- Exercise details
State the number of lines in the material below that have "poseEdges" in them, without any other text.
BEGIN
int prepareStage(Run& R_, bool reuse) {
  SolveMem& c = *R_.c;
  const YdBaProblem& P = *R_.P;
  const YdBaOptions& O = *R_.O;
  hipStream_t s = c.stream;
  const int K = P.n_poses, NP = P.n_points, E = P.n_edges;
  trace("optimize: begin");
  Sys& Y = R_.sys;
  auto prepare = [&]() -> int {
    std::vector<int> act;
    for (int e = 0; e < E; e++) act.push_back(e);
    if (act.empty()) { Y.Ea = 0; return YDORB_OK; }
    std::vector<int> poseIdx(K, -1), ptIdx(NP, -1), poseOf, ptOf;
    {
      std::vector<uint8_t> pu(K, 0), qu(NP, 0);
      for (int e : act) { pu[P.edge_pose[e]] = 1; qu[P.edge_point[e]] = 1; }
      for (int k = 0; k < K; k++) if (pu[k] && !P.pose_fixed[k]) { poseIdx[k] = (int)poseOf.size(); poseOf.push_back(k); }
      for (int p = 0; p < NP; p++) if (qu[p]) { ptIdx[p] = (int)ptOf.size(); ptOf.push_back(p); }
    }
    const int nL = (int)ptOf.size(), Ea = (int)act.size();
    if (O.world > 1) {
      poseOf.clear();
      for (int k = 0; k < K; k++) { poseIdx[k] = -1; if (!P.pose_fixed[k]) { poseIdx[k] = (int)poseOf.size(); poseOf.push_back(k); } }
    }
    const int nPf = (int)poseOf.size();
    {
// ... 54 lines not shown
      };
      auto upv = [&](const auto* dst, const auto& vec) { up(dst, vec.data(), sizeof(vec[0]) * vec.size()); };
      upv(u.ePose, hPose); upv(u.ePidx, hPidx); upv(u.ePt, hPt); upv(u.eLm, hLm); upv(u.eMeas, hMeas); upv(u.eInfo, hInfo);
      upv(u.eRobust, hRobust); upv(u.ptStart, hPtStart); upv(u.poseStart, hPoseStart); upv(u.ptOf, ptOf);
      upv(u.poseEdges, hPoseEdges); upv(u.poseOf, poseOf);
      HIPCHK(hipMemcpyAsync(c.up.p, c.hStage.p, upBytes, hipMemcpyHostToDevice, s));
      HIPCHK(hipMemcpyAsync(w.eInfo0, u.eInfo, sizeof(double) * Ea, hipMemcpyDeviceToDevice, s));
      HIPCHK(hipMemsetAsync(w.err, 0, sizeof(double) * 3 * Ea, s));
    }
    trace("optimize: uploads enqueued");
    if (Z.nBuckets > 0) {
      const int nBuckets = Z.nBuckets;
      EdgeSoA Ed{u.ePose, u.ePidx, u.ePt, u.eMeas, u.eInfo, u.eRobust, Ea};
      HIPCHK(hipMemsetAsync(w.pairCnt, 0, sizeof(int) * (nBuckets + 1), s));
      hipLaunchKernelGGL(k_pair_count, dim3((nL + 255) / 256), dim3(256), 0, s, Ed, u.ptStart, nL, w.pairCnt);
      hipLaunchKernelGGL(k_excl_scan, dim3(1), dim3(256), 0, s, w.pairCnt, nBuckets, w.pairStart);
      HIPCHK(hipMemcpyAsync(w.pairCursor, w.pairStart, sizeof(int) * (nBuckets + 1), hipMemcpyDeviceToDevice, s));
      hipLaunchKernelGGL(k_pair_fill, dim3((nL + 255) / 256), dim3(256), 0, s, Ed, u.ptStart, nL, w.pairCursor, w.pairA);
      hipLaunchKernelGGL(k_pair_sort, dim3((nBuckets + 3) / 4), dim3(256), 0, s, w.pairStart, nBuckets, w.pairA, w.pairB);
    }
    HIPCHK(hipStreamSynchronize(s));
    Z.act.swap(act);
    Y = std::move(Z);
    return YDORB_OK;
  };
  int rc;
  if (!reuse || Y.Ea == 0) {
    if ((rc = prepare())) return rc;
  }
  if (Y.Ea == 0) return YDORB_OK;
  HIPCHK(hipMemcpyAsync(c.st.poses[R_.cur ^ 1], c.st.poses[R_.cur], sizeof(double) * 7 * K, hipMemcpyDeviceToDevice, s));
  HIPCHK(hipMemcpyAsync(c.st.pts[R_.cur ^ 1], c.st.pts[R_.cur], sizeof(double) * 3 * NP, hipMemcpyDeviceToDevice, s));
  HIPCHK(hipMemsetAsync(c.w.S, 0, sizeof(double) * ((size_t)Y.n * Y.n + Y.n + (size_t)Y.nb * NB * NB), s));
  return YDORB_OK;
}

int optimize(Run& R_, int iterations, int stage, bool reuse) {
  int rc = prepareStage(R_, reuse);
  if (rc) return rc;
  SolveMem& c = *R_.c;
  const YdBaOptions& O = *R_.O;
  hipStream_t s = c.stream;
  const Sys& Y = R_.sys;
  if (Y.Ea == 0) return YDORB_OK;
  const int nL = Y.nL, nPf = Y.nPf, Ea = Y.Ea, n = Y.n, nb = Y.nb, nBlkE = Y.nBlkE, nBuckets = Y.nBuckets;
  const UpPtrs& u = c.u;
  const WorkPtrs& w = c.w;
  double* const* poses = c.st.poses;
  double* const* pts = c.st.pts;
  double *dHpp = w.Hpp, *dbp = w.bp(Y), *dS = w.S, *dbs = w.bs(Y);
  EdgeSoA Ed{u.ePose, u.ePidx, u.ePt, u.eMeas, u.eInfo, u.eRobust, Ea};
  const double dM = O.delta_mono, dSt = O.delta_stereo;
  double* hscal = R_.hPin;
  int* hstatus = reinterpret_cast<int*>(R_.hPin + 8);
  const bool multi = O.world > 1 && O.allreduce;

  auto computeChi2 = [&](int buf, double* out, bool withStatus) -> int {
    PhaseTimer t(R_, PH_ERR);
    hipLaunchKernelGGL(k_errors, dim3(nBlkE), dim3(256), 0, s, Ed, poses[buf], pts[buf], R_.cam, dM, dSt, w.err, w.partial);
    hipLaunchKernelGGL(k_sum_partials, dim3(1), dim3(256), 0, s, w.partial, nBlkE, w.scal, 0, withStatus ? w.status : nullptr);
    t.stop();
    if (multi) { int r2 = allreduce(R_, w.scal, 1, 0); if (r2) return r2; }
    HIPCHK(hipMemcpyAsync(hscal, w.scal, sizeof(double) * 8, hipMemcpyDeviceToHost, s));
    HIPCHK(hipStreamSynchronize(s));
    if (withStatus) { hstatus[0] = (int)hscal[6]; hstatus[1] = (int)hscal[7]; }
    *out = hscal[0];
    return YDORB_OK;
  };

  trace("optimize: pair buckets enqueued");
  double lambda = 0, ni = 2, currentChi = 0;
  bool lastAccepted = true;
  for (int it = 0; it < iterations && !R_.stopped(); it++) {
    if ((it == 0 || !lastAccepted) && (rc = computeChi2(R_.cur, &currentChi, false))) return rc;
    {
      PhaseTimer t(R_, PH_BUILD);
      hipLaunchKernelGGL(k_build_points, dim3((nL + 127) / 128), dim3(128), 0, s, Ed, u.ptStart, nL, poses[R_.cur], pts[R_.cur], R_.cam, dM, dSt, w.err, w.Hll, w.bl, w.Hpl);
      if (nPf)
        hipLaunchKernelGGL(k_build_poses, dim3(nPf), dim3(256), 0, s, Ed, u.poseStart, u.poseEdges, poses[R_.cur], pts[R_.cur], R_.cam, dM, dSt, w.err, dHpp, dbp);
      t.stop();
      if (multi && nPf) { if ((rc = allreduce(R_, dHpp, (int64_t)42 * nPf, 0))) return rc; }
    }
    if (it == 0) {
      hipLaunchKernelGGL(k_max_diag, dim3(1), dim3(256), 0, s, dHpp, nPf, w.Hll, nL, w.scal, 1);
      if (multi) { if ((rc = allreduce(R_, w.scal + 1, 1, 1))) return rc; }
      HIPCHK(hipMemcpyAsync(hscal, w.scal, sizeof(double) * 8, hipMemcpyDeviceToHost, s));
      HIPCHK(hipStreamSynchronize(s));
      lambda = 1e-5 * hscal[1];
      ni = 2;
    }
    double rho = 0;
    int qmax = 0;
    do {
      const int nxt = R_.cur ^ 1;
      {
        PhaseTimer t(R_, PH_SCHUR);
        const double contrib = (!multi || O.rank == 0) ? 1.0 : 0.0;
        hipLaunchKernelGGL(k_dinv, dim3((nL + 255) / 256), dim3(256), 0, s, w.Hll, w.bl, nL, lambda, w.Dinv, w.db, w.status);
        hipLaunchKernelGGL(k_bd, dim3(nBlkE), dim3(256), 0, s, Ed, u.eLm, w.Hpl, w.Dinv, w.BD);
        if (nPf)
          hipLaunchKernelGGL(k_bs, dim3(nPf), dim3(256), 0, s, Ed, u.poseStart, u.poseEdges, u.eLm, w.Hpl, w.db, dbp, contrib, dbs);
        hipLaunchKernelGGL(k_schur_pairs, dim3(nBuckets + 1), dim3(64 * kSchurWaves), 0, s, w.pairStart, w.pairB, nPf, nBuckets, w.BD, w.Hpl, dHpp, lambda, contrib, n, dS, dbs);
        t.stop();
      }
      if (multi) {
        if ((rc = allreduce(R_, dS, (int64_t)n * n + n, 0))) return rc;
      }
      {
        PhaseTimer t(R_, PH_SOLVE);
        for (int kb = 0; kb < nb; kb++)
          hipLaunchKernelGGL(k_chol_step, dim3((nb - kb) * (nb - kb + 1) / 2 + (kb > 0)), dim3(256), 0, s, dS, w.diagL, w.diagInv, n, kb, w.status, dbs, w.yv);
        if (!launch_chol_solve(s, dS, w.diagInv, n, w.yv, dbs, w.xp)) {
          set_error("reduced camera system of %d rows is wider than the solve kernel's LDS (max %d)", n, kCholSolveMaxN);
          return YDORB_ERR_UNSUPPORTED;
        }
        hipLaunchKernelGGL(k_backsub, dim3((nL + 127) / 128), dim3(128), 0, s, Ed, u.ptStart, nL, w.Hpl, w.Dinv, w.bl, w.xp, w.xl);
        t.stop();
        HIPCHK(hipGetLastError());
      }
      {
        PhaseTimer t(R_, PH_UPDATE);
        hipLaunchKernelGGL(k_update, dim3((std::max(nPf, nL) + 255) / 256), dim3(256), 0, s, poses[R_.cur], pts[R_.cur], poses[nxt], pts[nxt], u.poseOf, nPf, u.ptOf, nL, w.xp, w.xl);
        {
          const int np6 = (!multi || O.rank == 0) ? 6 * nPf : 0;
          const int nb2 = (np6 + 3 * nL + 255) / 256;
          hipLaunchKernelGGL(k_scale, dim3(nb2), dim3(256), 0, s, w.xp, dbp, np6, w.xl, w.bl, 3 * nL, lambda, w.partial + nBlkE);
          hipLaunchKernelGGL(k_sum_partials, dim3(1), dim3(256), 0, s, w.partial + nBlkE, nb2, w.scal, 2, nullptr);
        }
        t.stop();
        if (multi) { if ((rc = allreduce(R_, w.scal + 2, 1, 0))) return rc; }
      }
      double tempChi;
      if ((rc = computeChi2(nxt, &tempChi, true))) return rc;
      const double scaleSum = hscal[2];
      lastAccepted = lm_judge(lambda, ni, currentChi, rho, tempChi, scaleSum + 1e-3, hstatus[0] == 0);
      if (lastAccepted) R_.cur = nxt;
      else if (!std::isfinite(lambda)) { qmax++; R_.res->n_trials++; break; }
      qmax++;
      R_.res->n_trials++;
    } while (rho < 0 && qmax < O.max_trials && !R_.stopped());
    YdBaResult* res = R_.res;
    if (res->n_log < 32) {
      res->log_chi2[res->n_log] = currentChi; res->log_lambda[res->n_log] = lambda; res->log_trials[res->n_log] = qmax; res->log_stage[res->n_log] = stage;
      res->n_log++;
    }
    res->n_iterations++;
    if (qmax == O.max_trials || rho == 0 || !std::isfinite(lambda)) break;
  }
  trace("optimize: LM loop done");
  for (int ph = 0; ph < PH_COUNT; ph++) PhaseTimer::collect(R_, ph);
  trace("optimize: errors read back");
  return YDORB_OK;
}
END
- Your solution
3